→ **WHAT IS REQUIRED**: The answer must consist of every line below containing "true".

→ **DATASET EXCERPTS**:
-*-*-

#include "glgym.h"
#include "gl_model.hpp"
#include "gl_model_quad.hpp"
#include "gl_reward.hpp"
#include "glgym_bdf.h"
#include "glgym_rng.h"
#include "glgym_plan.h"

using namespace glm;

namespace {

thread_local std::string g_err;

#define HIPCHK(expr)                                                                                   \
    do {                                                                                               \
        hipError_t e_ = (expr);                                                                        \
        if (e_ != hipSuccess) {                                                                        \
            g_err = std::string(#expr) + ": " + hipGetErrorString(e_);                                 \
            return GLGYM_EHIP;                                                                         \
        }                                                                                              \
    } while (0)

constexpr int WAVE = 64;

#include "gl_default_const.inc"
static_assert(sizeof(ModelConst<float>) == sizeof(kDefaultConstF32_image), "regenerate gl_default_const.inc");
static_assert(sizeof(ModelConst<double>) == sizeof(kDefaultConstF64_image), "regenerate gl_default_const.inc");
template <class T> struct DefaultConst;
template <> struct DefaultConst<float> {
    static constexpr ModelConst<float> value = __builtin_bit_cast(ModelConst<float>, kDefaultConstF32_bits);
};
template <> struct DefaultConst<double> {
    static constexpr ModelConst<double> value = __builtin_bit_cast(ModelConst<double>, kDefaultConstF64_bits);
};
__constant__ const ModelConst<float> g_default_f32 = __builtin_bit_cast(ModelConst<float>, kDefaultConstF32_bits);
__constant__ const ModelConst<double> g_default_f64 = __builtin_bit_cast(ModelConst<double>, kDefaultConstF64_bits);
template <class T> __device__ __forceinline__ const ModelConst<T>& device_default();
template <> __device__ __forceinline__ const ModelConst<float>& device_default<float>() { return g_default_f32; }
template <> __device__ __forceinline__ const ModelConst<double>& device_default<double>() { return g_default_f64; }

template <class T> struct RewardConst : RewardConstBase<T> {};

template <class T> struct StepArgsT {
    int B, ld;
    T* x; T* u;
// ... 482 lines not shown
    T k[NX];
    rhs<T, true, PIPE>(x0, s, m, cr, k);
    for (int i = 0; i < NX; ++i) dx[(size_t)b * NX + i] = (double)k[i];
}

template <class T, bool PER_ENV_CROP, bool PIPE = false, int SCH = 0>
__global__ __launch_bounds__(WAVE) void evalf_kernel(const double* x, const double* u, const double* d,
                                                     const double* crop, int B, T dt, int n_sub, T gasR, T tCanMin,
                                                     ModelConst<T> m, double* x_next, int rhs_only, int nd,
                                                     int* n_failed, int verify, int window)
{
    const int b = blockIdx.x * WAVE + threadIdx.x;
    if (b >= B) return;
    T x0[NX], uu[NU], dd[7];
    for (int i = 0; i < NX; ++i) x0[i] = T(x[(size_t)b * NX + i]);
    for (int i = 0; i < NU; ++i) uu[i] = T(u[(size_t)b * NU + i]);
    for (int i = 0; i < 7; ++i) dd[i] = T(d[(size_t)b * nd + i]);
    CropConst<T> crLocal;
    if (PER_ENV_CROP) {
        T pc[NCROP];
        for (int i = 0; i < NCROP; ++i) pc[i] = T(crop[(size_t)b * NCROP + i]);
        make_crop_const<T, T>(pc, gasR, tCanMin, crLocal);
    }
    const CropConst<T>& cr = PER_ENV_CROP ? crLocal : m.crop;
    StepCoef<T> s;
    precompute(uu, dd, m, cr, s);
    if (PIPE) {
        const T tPipe = T(d[(size_t)b * nd + 10]), swOff = T(d[(size_t)b * nd + 12]);
        s.pipeTrack = ((tPipe < T(1)) || (swOff > T(0))) ? T(0) : T(1);
        s.tPipeSet = tPipe;
    }
    if (rhs_only) {
        T k[NX];
        rhs<T, true, PIPE>(x0, s, m, cr, k);
        for (int i = 0; i < NX; ++i) x_next[(size_t)b * NX + i] = (double)k[i];
        return;
    }
    T del[NX];
    bool failed;
    rk4_delta_guarded<T, PIPE, gl_order(SCH), SchemeWin<T, SCH>::value>(x0, s, m, cr, dt, n_sub, del, &failed, nullptr, verify != 0, nullptr, window);
    for (int i = 0; i < NX; ++i)
        x_next[(size_t)b * NX + i] = failed ? __builtin_nan("") : (double)x0[i] + (double)del[i];
    if (failed) atomicAdd(n_failed, 1);
}

template <class T> struct ObsArgsT {
    int B, ld;
    const T* x; const T* u; const T* weather; int weather_rows;
    const int* w_off; const int* timestep; const float* start_day;
    int Np; float* obs; double doy_inc, hod_inc;
    const unsigned char* mask; float* term_obs;
    int nd;
    int moff[6], dim;
};

#ifndef GL_OBS_ROWS
#define GL_OBS_ROWS 16
#endif
constexpr int OBS_ROWS = GL_OBS_ROWS, OBS_NCORE = 23, OBS_MAX_NP = 128;
template <class T> __global__ __launch_bounds__(256) void obs_kernel(ObsArgsT<T> a)
{
    constexpr int ROWS = OBS_ROWS, NCORE = OBS_NCORE;
    extern __shared__ float4 span4[];
    float* span = reinterpret_cast<float*>(span4);
    const int tid = threadIdx.x;
    const int dim = a.dim;
    const float kPpm = (float)(8.3144598 / (101325.0 * 44.01e-3));
    for (int rb = blockIdx.x * ROWS; rb < a.B; rb += gridDim.x * ROWS) {
        const int nrows = min(ROWS, a.B - rb);
        if (a.mask) {
            int any = 0;
            for (int r = 0; r < nrows; ++r) any |= a.mask[rb + r];
            if (!any) continue;
        }
        int base_r[ROWS];
#pragma unroll
        for (int r = 0; r < ROWS; ++r) {
            const int b = rb + (r < nrows ? r : 0);
            const int ts = a.timestep[b];
            base_r[r] = a.w_off[b] + (ts > 0 ? ts - 1 : 0);
        }
        for (int e = tid; e < ROWS * NCORE; e += 256) {
            const int r = e / NCORE, j = e - r * NCORE;
            const int b = rb + (r < nrows ? r : 0);
            const int ts = a.timestep[b];
            const int k = ts > 0 ? ts - 1 : 0;
            int base = 0;
#pragma unroll
            for (int rr = 0; rr < ROWS; ++rr) base = (rr == r) ? base_r[rr] : base;
            base = base >= a.weather_rows ? a.weather_rows - 1 : (base < 0 ? 0 : base);
            const T* wrow = a.weather + (size_t)base * a.nd;
            const int xi = j == 0 ? 0 : j == 1 ? 2 : j == 2 ? 15 : j == 3 ? 9 : j == 4 ? 21 : j == 5 ? 25 : 26;
            const T* p1 = j < 7 ? a.x + (size_t)xi * a.ld + b
                                : (j < 13 ? a.u + (size_t)(j - 7) * a.ld + b : wrow + (j < 18 ? j - 13 : 0));
            const T* p2 = j < 13 ? a.x + (size_t)2 * a.ld + b : wrow + 1;
            const float prim = (float)*p1, aux = (float)*p2, sday = a.start_day[b];
            const float sat = 610.78f * __builtin_amdgcn_exp2f(1.44269504f * 17.2694f * aux * __builtin_amdgcn_rcpf(aux + 238.3f));
            const float rh = fminf(fmaxf(100.0f * prim * __builtin_amdgcn_rcpf(sat), 0.0f), 100.0f);
            const float ppm = kPpm * (aux + 273.15f) * prim;
            const int c = j - 18;
            const double rev = (c <= 2) ? ((double)sday + (double)ts * a.doy_inc) * (1.0 / 365.0)
                                        : (double)ts * a.hod_inc * (1.0 / 24.0);
            const float fr = (float)(rev - floor(rev));
            const float clk = (c == 1 || c == 3) ? __builtin_amdgcn_sinf(fr) : __builtin_amdgcn_cosf(fr);
            float v = prim;
            v = (j == 0 || j == 16) ? ppm : v;
            v = (j == 2 || j == 15) ? rh : v;
            v = (j == 18) ? (float)k : v;
            v = (j > 18) ? clk : v;
            const int mo = j < 4 ? a.moff[0] : j < 7 ? a.moff[1] : j < 13 ? a.moff[2] : j < 18 ? a.moff[3] : a.moff[4];
            const int jl = j < 4 ? j : j < 7 ? j - 4 : j < 13 ? j - 7 : j < 18 ? j - 13 : j - 18;
            if (r < nrows && mo >= 0) span[r * dim + mo + jl] = v;
        }
        const int nf = a.moff[5] >= 0 ? 5 * a.Np : 0;
        for (int q = tid; q < nf; q += 256) {
            const int i = q / 5, c = q - i * 5;
            float v[ROWS];
#pragma unroll
            for (int r = 0; r < ROWS; ++r) {
                int row = base_r[r] + 1 + i;
                row = row >= a.weather_rows ? a.weather_rows - 1 : (row < 0 ? 0 : row);
                v[r] = (float)a.weather[(size_t)row * a.nd + c];
            }
#pragma unroll
            for (int r = 0; r < ROWS; ++r)
                if (r < nrows) span[r * dim + a.moff[5] + q] = v[r];
        }
        __syncthreads();
        float* out = a.obs + (size_t)rb * dim;
        if (!a.mask && nrows == ROWS) {
            const int n4 = (ROWS * dim) >> 2;
            float4* out4 = reinterpret_cast<float4*>(out);
            typedef float v4f __attribute__((ext_vector_type(4)));
            const v4f* src4 = reinterpret_cast<const v4f*>(span4);
            v4f* dst4 = reinterpret_cast<v4f*>(out4);
            for (int e = tid; e < n4; e += 256) __builtin_nontemporal_store(src4[e], &dst4[e]);
        } else {
            for (int r = 0; r < nrows; ++r) {
                if (a.mask && !a.mask[rb + r]) continue;
                for (int jj = tid; jj < dim; jj += 256) {
                    const size_t e = (size_t)r * dim + jj;
                    if (a.mask && a.term_obs) a.term_obs[(size_t)rb * dim + e] = out[e];
                    out[e] = span[e];
                }
            }
        }
        __syncthreads();
    }
}

template <class T>
__global__ __launch_bounds__(256) void rule_based_kernel(glgym_rule_cfg c, int B, int ld, const T* __restrict__ x,
                                                         const T* __restrict__ weather, int weather_rows,
                                                         const int* __restrict__ w_off, const int* __restrict__ timestep,
                                                         const float* __restrict__ start_day, const double* hour,
                                                         const double* doy_in, double doy_inc, double hod_inc,
                                                         T* __restrict__ control, int nd)
{
    const int b = blockIdx.x * blockDim.x + threadIdx.x;
    if (b >= B) return;
    const int ts = timestep[b];
    int row = w_off[b] + ts;
    row = row >= weather_rows ? weather_rows - 1 : (row < 0 ? 0 : row);
    const T* w = weather + (size_t)row * nd;
    const double iGlob = (double)w[0], tOut = (double)w[1], dli = (double)w[7], isDay = (double)w[8],
                 isDaySmooth = (double)w[9];
    const double co2Air = (double)x[b], tAir = (double)x[(size_t)2 * ld + b], vpAir = (double)x[(size_t)15 * ld + b];
    const double hod = hour ? hour[b] : fmod((double)ts * hod_inc, 24.0);
    const double doy = doy_in ? doy_in[b] : (double)start_day[b] + (double)ts * doy_inc;
    auto pband = [](double v, double sp, double band, double lo, double hi) {
        return lo + (hi - lo) * (1.0 / (1.0 + exp(-2.0 / band * 4.605170185988092 * (v - sp - band * 0.5))));
    };
    const double tod = c.lamps_on <= c.lamps_off ? (double)(c.lamps_on < hod && hod < c.lamps_off)
                                                 : (double)(c.lamps_on < hod || hod < c.lamps_off);
    const double doy_ok = c.lamps_day_start <= c.lamps_day_stop
                              ? (double)(c.lamps_day_start < doy && doy < c.lamps_day_stop)
                              : (double)(c.lamps_day_start < doy || doy < c.lamps_day_stop);
    const double below_dli = (double)(dli < c.lamp_rad_sum_limit);
    const double lamp_no_cons = (double)(iGlob < c.lamps_off_sun) * below_dli * tod * doy_ok;
    const double sw_on = fmax(0.0, fmin(1.0, hod - c.lamps_on + 1.0));
    const double sw_off = fmax(0.0, fmin(1.0, c.lamps_off - hod + 1.0));
    const double both = c.lamps_on == c.lamps_off ? 0.0
                        : (c.lamps_on < c.lamps_off ? fmin(sw_on, sw_off) : fmax(sw_on, sw_off));
    const double smooth_lamp = both * below_dli * doy_ok;
    const double day_inside = fmax(smooth_lamp, isDay);
    const double heat_sp = day_inside * c.temp_setpoint_day + (1.0 - day_inside) * c.temp_setpoint_night +
                           c.heat_correction * lamp_no_cons;
    const double heat_max = heat_sp + c.heat_deadzone;
    const double co2_sp = day_inside * c.co2_day;
    const double co2_ppm = 1e6 * 8.3144598 * (tAir + 273.15) * (1e-6 * co2Air) / (101325.0 * 44.01e-3);
    const double rh_in = 100.0 * vpAir / (610.78 * exp(17.2694 * tAir / (tAir + 238.3)));
    const double vent_heat = pband(tAir, heat_max, c.vent_heat_Pband, 0, 1);
    const double vent_rh = pband(rh_in, c.rh_max + 0.0 * c.mech_dehumid_Pband, c.vent_rh_Pband, 0, 1);
    const double vent_cold = pband(tAir, heat_sp - c.t_vent_off, c.vent_cold_Pband, 1, 0);
    const double th_sp = isDay * c.thScrSpDay + (1.0 - isDay) * c.thScrSpNight;
    const double th_cold = pband(tOut, th_sp, c.thScrPband, 0, 1);
    const double th_heat = pband(tAir, heat_sp + c.thScrDeadZone, -c.thScrPband, 1, 0);
    const double th_rh = fmax(pband(rh_in, c.rhMax + c.thScrRh, c.thScrRhPband, 1, 0), 1.0 - vent_cold);
    const double lamp_on = lamp_no_cons * pband(tAir, heat_max + c.lampExtraHeat, -0.5, 0, 1) *
                           (isDaySmooth + (1.0 - isDaySmooth)) *
// ... 914 lines not shown
        g_err = "glgym_step: GLGYM_INTEGRATOR_BDF does not support GLGYM_ODE_PIPE";
        return GLGYM_EINVAL;
    }
    glbdf::BdfEnvArgs<T> k;
    k.ld = a->ld;
    k.x = (T*)a->x; k.u = (T*)a->u; k.action = a->action; k.control = (const T*)a->control;
    k.weather = (const T*)a->weather; k.weather_rows = a->weather_rows; k.nd = h->nd;
    k.w_off = a->w_off; k.timestep = a->timestep; k.crop_p = (const T*)a->crop_p; k.N = a->N;
    k.reward = (T*)a->reward; k.info = (T*)a->info; k.done = a->done; k.step_flags = a->step_flags;
    k.dt = h->dt; k.rtol = h->rtol; k.atol = h->atol; k.max_steps = h->max_steps;
    k.gasR = h->p[39]; k.tCanMin = h->p[162];
    k.du = h->du;
    for (int j = 0; j < NU; ++j) { k.u_min[j] = h->u_min[j]; k.u_max[j] = h->u_max[j]; }
    HIPCHK(bdf_env_launch<T>(k, a->B, h->md, rw, a->metrics, st));
    return GLGYM_OK;
}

-*-*-

→ **SOLUTION TO THE PROBLEM**:
    rhs<T, true, PIPE>(x0, s, m, cr, k);
        rhs<T, true, PIPE>(x0, s, m, cr, k);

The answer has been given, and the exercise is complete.